Subtraction of two natural numbers.

Equations

• Int.subNatNat m n = match n - m with | 0 => Int.ofNat (m - n) | Nat.succ k => Int.negSucc k

@[extern lean_int_add]

def Int.add (m : Int) (n : Int) : Int

Addition of two integers.

#eval (7 : Int) + (6 : Int) -- 13
#eval (6 : Int) + (-6 : Int) -- 0

Implemented by efficient native code.

Equations

• One or more equations did not get rendered due to their size.

instance Int.instAddInt : Add Int

Equations

• Int.instAddInt = { add := Int.add }

@[extern lean_int_mul]

def Int.mul (m : Int) (n : Int) : Int

Multiplication of two integers.

#eval (63 : Int) * (6 : Int) -- 378
#eval (6 : Int) * (-6 : Int) -- -36
#eval (7 : Int) * (0 : Int) -- 0

Implemented by efficient native code.

Equations

• One or more equations did not get rendered due to their size.

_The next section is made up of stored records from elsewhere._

@@ -233,24 +250,24 @@
                             }
                         }
                     }
-                    base = __shfl_sync(FULL, base, 0);
+                    const uint32_t first = __shfl_sync(FULL, (uint32_t)base, 0);
                     got = __shfl_sync(FULL, got, 0);
-                    if (LIST && a.tile_cost && unit_tile != 0xFFFFFFFFu) {
-                        if (lane == 0) atomicMax(a.tile_cost + unit_tile, (uint32_t)min((unsigned long long)(clock64() - unit_t0) >> 8, 0xFFFFFFFFull));
+                    if (LIST && a.tile_cost && lane == 0 && unit_tile != 0xFFFFFFFFu) {
+                        atomicMax(a.tile_cost + unit_tile, (uint32_t)min((unsigned long long)(clock64() - unit_t0) >> 8, 0xFFFFFFFFull));
                         unit_tile = 0xFFFFFFFFu;
                     }
-                    if (base == ~0ull) { exhausted = true; break; }
-                    pool_next = base;
-                    pool_end = min(base + got, total);
-                    if (a.tile_cost && unit_tile == 0xFFFFFFFFu) {
-                        const uint32_t m = (uint32_t)(base >> (10 + gshift));
+                    if (first == ~0u) { exhausted = true; break; }
+                    pool_next = first;
+                    pool_end = min(first + got, total);
+                    if (a.tile_cost && lane == 0 && unit_tile == 0xFFFFFFFFu) {
+                        const uint32_t m = first >> (10 + gshift);
                         unit_tile = a.tile_order ? __ldg(a.tile_order + m) : m;
                         unit_t0 = clock64();
                     }
                 }
-                const uint64_t avail = pool_end - pool_next;
+                const uint32_t avail = pool_end - pool_next;
                 const uint32_t rank = __popc(want & lt);
-                const bool served = want_item && (uint64_t)rank < avail;
+                const bool served = want_item && rank < avail;
                 if (served) {
                     item = pool_next + rank; s = 0; hits = 0; want_item = false;
                     if (LIST && a.tile_cost) {
@@ -273,7 +290,7 @@
                         if (item == ~0ull) want_item = true;
                     }
                 }
-                pool_next += min((uint64_t)__popc(want), avail);
+                pool_next += min((uint32_t)__popc(want), avail);
                 want = __ballot_sync(FULL, want_item);
             }
             if (cur == NONE && item != ~0ull) {
@@ -301,15 +318,16 @@
                     dy = __fsub_rn(__fadd_rn(__fadd_rn(a.cam.lower_left[1], __fmul_rn(uu, a.cam.horizontal[1])), __fmul_rn(vv, a.cam.vertical[1])), oy);
                     dz = __fsub_rn(__fadd_rn(__fadd_rn(a.cam.lower_left[2], __fmul_rn(uu, a.cam.horizontal[2])), __fmul_rn(vv, a.cam.vertical[2])), oz);
                 }
-                ix = __frcp_rn(dx); iy = __frcp_rn(dy); iz = __frcp_rn(dz);
-                nx = -__fmul_rn(ox, ix); ny = -__fmul_rn(oy, iy); nz = -__fmul_rn(oz, iz);
-                bpad = __fmul_rn(BOX_EPS, fmaxf(fmaxf(fabsf(nx) <= FLT_MAX ? fabsf(nx) : 0.f, fabsf(ny) <= FLT_MAX ? fabsf(ny) : 0.f),
+                float ix = __frcp_rn(dx), iy = __frcp_rn(dy), iz = __frcp_rn(dz);
+                const float nx = -__fmul_rn(ox, ix), ny = -__fmul_rn(oy, iy), nz = -__fmul_rn(oz, iz);
+                float bpad = __fmul_rn(BOX_EPS, fmaxf(fmaxf(fabsf(nx) <= FLT_MAX ? fabsf(nx) : 0.f, fabsf(ny) <= FLT_MAX ? fabsf(ny) : 0.f),
                                                 fabsf(nz) <= FLT_MAX ? fabsf(nz) : 0.f));
                 *reinterpret_cast<float2*>(my_ray) = make_float2(ox, ix); *reinterpret_cast<float2*>(my_ray + 2) = make_float2(oy, iy);
                 *reinterpret_cast<float2*>(my_ray + 4) = make_float2(oz, iz); *reinterpret_cast<float2*>(my_ray + 6) = make_float2(dx, dy);
                 my_ray[8] = dz;
                 if (RANGE) my_ray[9] = tlo;
                 h.t = RANGE ? thi : (MODE == 0 && a.any_hit) ? a.tmax : FLT_MAX; h.slot = -1; STACK_RESET(); tracing = true;
+                const float blo[3] = { a.hdr->lo[0], a.hdr->lo[1], a.hdr->lo[2] }, bhi[3] = { a.hdr->hi[0], a.hdr->hi[1], a.hdr->hi[2] };
                 bool in = nu > 0 && live;
                 float tMin = __fmul_rn(__fsub_rn(ix < 0.f ? bhi[0] : blo[0], ox), ix);
                 float tMax = __fmul_rn(__fsub_rn(ix < 0.f ? blo[0] : bhi[0], ox), ix);
@@ -332,11 +350,14 @@
                     if (nu == 1) { cur = BIH_REF_LEAFREF(0); pMin = -FLT_MAX; pMax = FLT_MAX; }
                     else if (pMin <= pMax) cur = root_ref;
                 }
+                i_xy = f2_hold(ix, iy); i_zx = f2_hold(iz, ix); n_xy = f2_hold(nx, ny); n_zx = f2_hold(nz, nx);
+                pad = f2_hold(-bpad, bpad);
             }
             if (OCTS) {
                 int oct = OCT_MIXED;
                 if (gshift > 0) {
                     const bool w = cur != NONE;
+                    const float ix = f2_x(i_xy), iy = f2_y(i_xy), iz = f2_x(i_zx);
                     const uint32_t xn = __ballot_sync(FULL, w && ix < 0.f), xp = __ballot_sync(FULL, w && ix > 0.f);
                     const uint32_t yn = __ballot_sync(FULL, w && iy < 0.f), yp = __ballot_sync(FULL, w && iy > 0.f);
                     const uint32_t zn = __ballot_sync(FULL, w && iz < 0.f), zp = __ballot_sync(FULL, w && iz > 0.f);
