template <int FS, int W, int ACC, bool HAS_VAL, int NS, bool OVF>
__global__ GMC_LDS_BOUNDS void bwd1_lds_kernel(Bwd1Args a) {
    extern __shared__ __attribute__((aligned(16))) float lds[];
    constexpr int Q = FS / 4;
    constexpr int kRowsPerPass = kThreads / Q;
    constexpr int NT = (ACC * kRowsPerPass * (W / 8) + kThreads - 1) / kThreads;
    constexpr int RC = (ACC * kRowsPerPass + kThreads - 1) / kThreads;
    int chunk, s;
    tile_of((int)blockIdx.x, a.chunks, a.slices, chunk, s);
    const int TF = (int)tile_floats(a.b.n_max, FS);
    float *bufA = lds, *bufB = lds + TF;
    unsigned short *nb = reinterpret_cast<unsigned short *>(lds + 2 * TF);
    float4 *gyl = reinterpret_cast<float4 *>(bufB);
    float *red = bufB;
    const int q = threadIdx.x % Q, lrow = threadIdx.x / Q;
    const int f0 = s * FS + 4 * q;
    const bool col_on = f0 < a.F;
    const long slab = (long)s * a.b.R * FS;
    constexpr bool ovf = OVF;
    ColState cs;
    col_state_init(cs, a.W2, f0, col_on);
    gmc::v4f acc[ACC];
    uint4 pt[NT];
    float4 rc[RC];
    OvfLds ol{};
    OvfReq<RC> orq;
    if constexpr (ovf) ol = ovf_lds(lds, a.own_lds, a.b.n_max, a.ovf_cap);
#pragma unroll
    for (int k = 0; k < ACC; ++k) acc[k] = (gmc::v4f)(0.f);

    const int g0 = chunk * a.graphs_per_chunk, g1 = min(a.b.B, g0 + a.graphs_per_chunk);
    if (g0 >= g1) return;
    auto fetch = [&](int r0, int n) {
        dma_tile<FS, ACC, true>(a.H + slab + (long)r0 * FS + 4 * q, FS, n, true, lrow, bufA);
        const uint4 *src = reinterpret_cast<const uint4 *>(a.b.ell + (long)r0 * W);
#pragma unroll
        for (int k = 0; k < NT; ++k) {
            const int i = threadIdx.x + k * kThreads;
            pt[k] = i < n * (W / 8) ? src[i] : make_uint4(0, 0, 0, 0);
        }
#pragma unroll
        for (int k = 0; k < RC; ++k) {
            const int i = threadIdx.x + k * kThreads;
            rc[k] = reinterpret_cast<const float4 *>(a.GY2)[r0 + min(i, n - 1)];
        }
        if constexpr (ovf) ovf_request(a.b, r0, n, (int)threadIdx.x, orq);
    };
    auto commit = [&](int r0, int n) {
#pragma unroll
        for (int k = 0; k < NT; ++k) {
            const int i = threadIdx.x + k * kThreads;
            if (i < n * (W / 8)) reinterpret_cast<uint4 *>(nb)[i] = pt[k];
        }
#pragma unroll
        for (int k = 0; k < RC; ++k) {
            const int i = threadIdx.x + k * kThreads;
            if (i < n) gyl[i] = rc[k];
        }
        if (threadIdx.x < kPadRows * FS) {
            bufA[n * FS + threadIdx.x] = 0.f;
            bufB[n * FS + threadIdx.x] = 0.f;
        }
        if constexpr (ovf) ovf_commit(a.b, n, (int)threadIdx.x, ol, orq);
    };
    int r0 = a.b.goff[g0], n = a.b.goff[g0 + 1] - r0;
    fetch(r0, n);
    if constexpr (ovf) ovf_blocks(a.b, (int)threadIdx.x, ol, orq);
    commit(r0, n);
    dma_wait();
    __syncthreads();
    for (int g = g0; g < g1; ++g) {
        const int r0n = r0 + n;
        const int nn = g + 1 < g1 ? sload(a.b.goff, g + 2) - r0n : n;
        float dv[ACC];
        unsigned hub = 0;
        bool hub_any = false;
        if constexpr (ovf) {
            unsigned d[ACC];
#pragma unroll
            for (int k = 0; k < ACC; ++k) d[k] = ovf_desc(ol, min(lrow + k * kRowsPerPass, n - 1));
#pragma unroll
            for (int k = 0; k < ACC; ++k) hub |= (d[k] != 0 && lrow + k * kRowsPerPass < n ? 1u : 0u) << k;
            hub_any = __builtin_amdgcn_ballot_w64(hub != 0) != 0;
        }
#pragma unroll
        for (int k = 0; k < ACC; ++k) {
            const int l = lrow + k * kRowsPerPass;
            const float4 rck = gyl[min(l, n - 1)];
            dv[k] = rck.w;
            transform_row(cs, reinterpret_cast<float4 *>(bufA) + min(l, n) * Q + q, rck);
        }
        __syncthreads();
#pragma unroll
        for (int k = 0; k < ACC; ++k) {
            const int l = lrow + k * kRowsPerPass;
            if (l < n) {
                float4 u = gather_row<FS, W, false, NS>(bufA, nb, nullptr, l, q);
                u.x *= dv[k]; u.y *= dv[k]; u.z *= dv[k]; u.w *= dv[k];
                reinterpret_cast<float4 *>(bufB)[l * Q + q] = u;
            }
        }
        if (hub_any) {
#pragma unroll
            for (int k = 0; k < ACC; ++k) {
                const int lm = lrow + k * kRowsPerPass;
                const unsigned hdk = (hub >> k & 1u) ? ovf_desc(ol, lm) : 0u;
                float4 mine = gmc::f4_zero();
                for_hub_rows<FS, 0>(hdk, lm, q, bufA, nullptr, ol, n, [&](int l, const float4 t) { if (lm == l) mine = t; });
                if (hdk != 0) {
                    float4 *cell = reinterpret_cast<float4 *>(bufB) + lm * Q + q;
                    const float4 c = *cell;
                    *cell = make_float4(fmaf(mine.x, dv[k], c.x), fmaf(mine.y, dv[k], c.y), fmaf(mine.z, dv[k], c.z), fmaf(mine.w, dv[k], c.w));
                }
            }
        }
        __syncthreads();
        if (g + 1 < g1) fetch(r0n, nn);
        const float *wbase = HAS_VAL ? a.b.ell_vals + (long)r0 * W : nullptr;
#pragma unroll
        for (int k = 0; k < ACC; ++k) {
            const int l = lrow + k * kRowsPerPass;
            if (l < n) {
                acc[k] += gmc::f4v(gather_row<FS, W, HAS_VAL, NS>(bufB, nb, HAS_VAL ? wbase + (long)l * W : nullptr, l, q));
                asm volatile("" : "+v"(acc[k]));
            }
        }
        if (hub_any) {
#pragma unroll
            for (int k = 0; k < ACC; ++k) {
                const int lm = lrow + k * kRowsPerPass;
                const unsigned hdk = (hub >> k & 1u) ? ovf_desc(ol, lm) : 0u;
                for_hub_rows<FS, 0>(hdk, lm, q, bufB, nullptr, ol, n, [&](int l, const float4 t) { if (lm == l) acc[k] += gmc::f4v(t); });
            }
        }
        dma_wait();
        if constexpr (ovf) {
            if (g + 1 < g1) ovf_blocks(a.b, (int)threadIdx.x, ol, orq);
        }
        __syncthreads();
        if (g + 1 < g1) commit(r0n, nn);
        __syncthreads();
        r0 = r0n; n = nn;
    }
    if (col_on) {
#pragma unroll
        for (int k = 0; k < ACC; ++k) {
            const int l = lrow + k * kRowsPerPass;
            if (l < a.b.n_max) *reinterpret_cast<float4 *>(a.dw1part + ((long)chunk * a.b.n_max + l) * a.F + f0) = gmc::v4f_f4(acc[k]);
        }
    }
    col_epilogue<Q>(cs, red, a.colpart, chunk, s, FS, a.F);
}
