# heimrih/polar_code

Measured on AMD Instinct MI355X. Metric: decoded frames/sec, P(128,64)+CRC24 SCL L=8 @ Eb/N0=5 dB; FER match, higher is better.
Workload: dtype f64

## Files before the change

### polar_code_amd/csrc/scl128_lane.hip

```cpp
#ifndef PSCL_LANE_REMAP
#define PSCL_LANE_REMAP 0
#endif
#if PSCL_LANE_REMAP
#define PSCL_LANE_FRAME_MIRROR 0x140
#endif
#include "scl_lane.h"

#ifdef PSCL_LANE_F32_UNIT
using lane_llr_t = float;
#define scl_lane_kernel scl_lane_kernel_f32
#else
using lane_llr_t = double;
#endif

namespace {

#ifndef PSCL_LANE_REG56
#define PSCL_LANE_REG56 1
#endif

#ifndef PSCL_LANE_FRES8
#define PSCL_LANE_FRES8 8
#endif
#ifndef PSCL_LANE_FRES4
#define PSCL_LANE_FRES4 24
#endif

template <int LMAX>
struct LaneLayout {
    static constexpr int G = LMAX;
    static constexpr int F = 64 / G;
    static constexpr int LOG_G = __builtin_ctz(G);
    static constexpr int OFF3 = 0;
    static constexpr int OFF4 = OFF3 + 16 * LMAX;
    static constexpr int OFF5 = OFF4 + 8 * LMAX;
    static constexpr int OFF6 = OFF5 + 4 * LMAX;
    static constexpr int OFFX = PSCL_LANE_REG56 ? OFF4 : OFF6;
    static constexpr int RAW = PSCL_LANE_REG56 ? OFF5 : OFF6 + 2 * LMAX;
    static constexpr int FRES = LMAX == 8 ? PSCL_LANE_FRES8 : PSCL_LANE_FRES4;
    static constexpr int FSTRIDE = RAW + (((FRES - RAW) % 32) + 32) % 32;
    static constexpr int FSTRIDE_FS = FSTRIDE >= 128 ? FSTRIDE : FSTRIDE + 32;
    static constexpr int FSTRIDE_EX = FSTRIDE + 8;
};

__device__ __forceinline__ uint64_t flip_order_key(double q) {
    if (q == 0.0) q = 0.0;
    const uint64_t u = pscl_asu64(q);
    return (u >> 63) ? ~u : (u | 0x8000000000000000ULL);
}

#ifndef PSCL_LANE_CREG4
#define PSCL_LANE_CREG4 1
#endif

#ifndef PSCL_LANE_ABL
#define PSCL_LANE_ABL 0
#endif

#ifndef PSCL_LANE_WAVES_PER_EU
#define PSCL_LANE_WAVES_PER_EU 2
#endif

#ifndef PSCL_LANE_U0T
#define PSCL_LANE_U0T 1
#endif
#ifndef PSCL_LANE_GSPLIT
#define PSCL_LANE_GSPLIT 1
#endif

__device__ __forceinline__ void tx_frame_words(const pscl_decode_params& P, uint64_t fr, uint64_t (&m)[2],
                                               uint64_t (&raw)[2], uint64_t (&x)[2]) {
    const u32x4 rb = philox4x32(u32x4{(uint32_t)fr, (uint32_t)(fr >> 32), 0xffffffffu, 0u}, P.tx_k0, P.tx_k1);
    raw[0] = ((uint64_t)rb.y << 32) | rb.x;
    raw[1] = ((uint64_t)rb.w << 32) | rb.z;
    const int kp = P.tx_kp, nbp = (kp + 7) >> 3, nb = (P.K + 7) >> 3;
    m[0] = kp >= 64 ? raw[0] : (raw[0] & ((1ULL << kp) - 1));
    m[1] = kp > 64 ? (raw[1] & ((kp >= 128) ? ~0ULL : ((1ULL << (kp - 64)) - 1))) : 0;
    uint32_t rem = 0;
    for (int k = 0; k < nbp; ++k) rem ^= P.tx_crctab[k * 256 + (uint32_t)((m[k >> 3] >> (8 * (k & 7))) & 255u)];
    if (P.tx_crc_deg) {
        const uint64_t rw = (uint64_t)rem;
        if (kp < 64) {
            m[0] |= rw << kp;
            if (kp + P.tx_crc_deg > 64) m[1] |= rw >> (64 - kp);
        } else {
            m[1] |= rw << (kp - 64);
        }
    }
    x[0] = x[1] = 0;
    for (int k = 0; k < nb; ++k) {
        const uint32_t v = (uint32_t)((m[k >> 3] >> (8 * (k & 7))) & 255u);
        x[0] ^= P.tx_xtab[(k * 256 + v) * 2];
        x[1] ^= P.tx_xtab[(k * 256 + v) * 2 + 1];
    }
}
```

instance Int.instMulInt : Mul Int

Equations

• Int.instMulInt = { mul := Int.mul }

@[extern lean_int_sub]

def Int.sub (m : Int) (n : Int) : Int

Subtraction of two integers.

#eval (63 : Int) - (6 : Int) -- 57
#eval (7 : Int) - (0 : Int) -- 7
#eval (0 : Int) - (7 : Int) -- -7

Implemented by efficient native code.

Equations

• Int.sub m n = m + -n

instance Int.instSubInt : Sub Int

Equations

• Int.instSubInt = { sub := Int.sub }

inductive Int.NonNeg : Int → Prop

• mk: ∀ (n : Nat), Int.NonNeg (Int.ofNat n)

  Sole constructor, proving that ofNat n is positive.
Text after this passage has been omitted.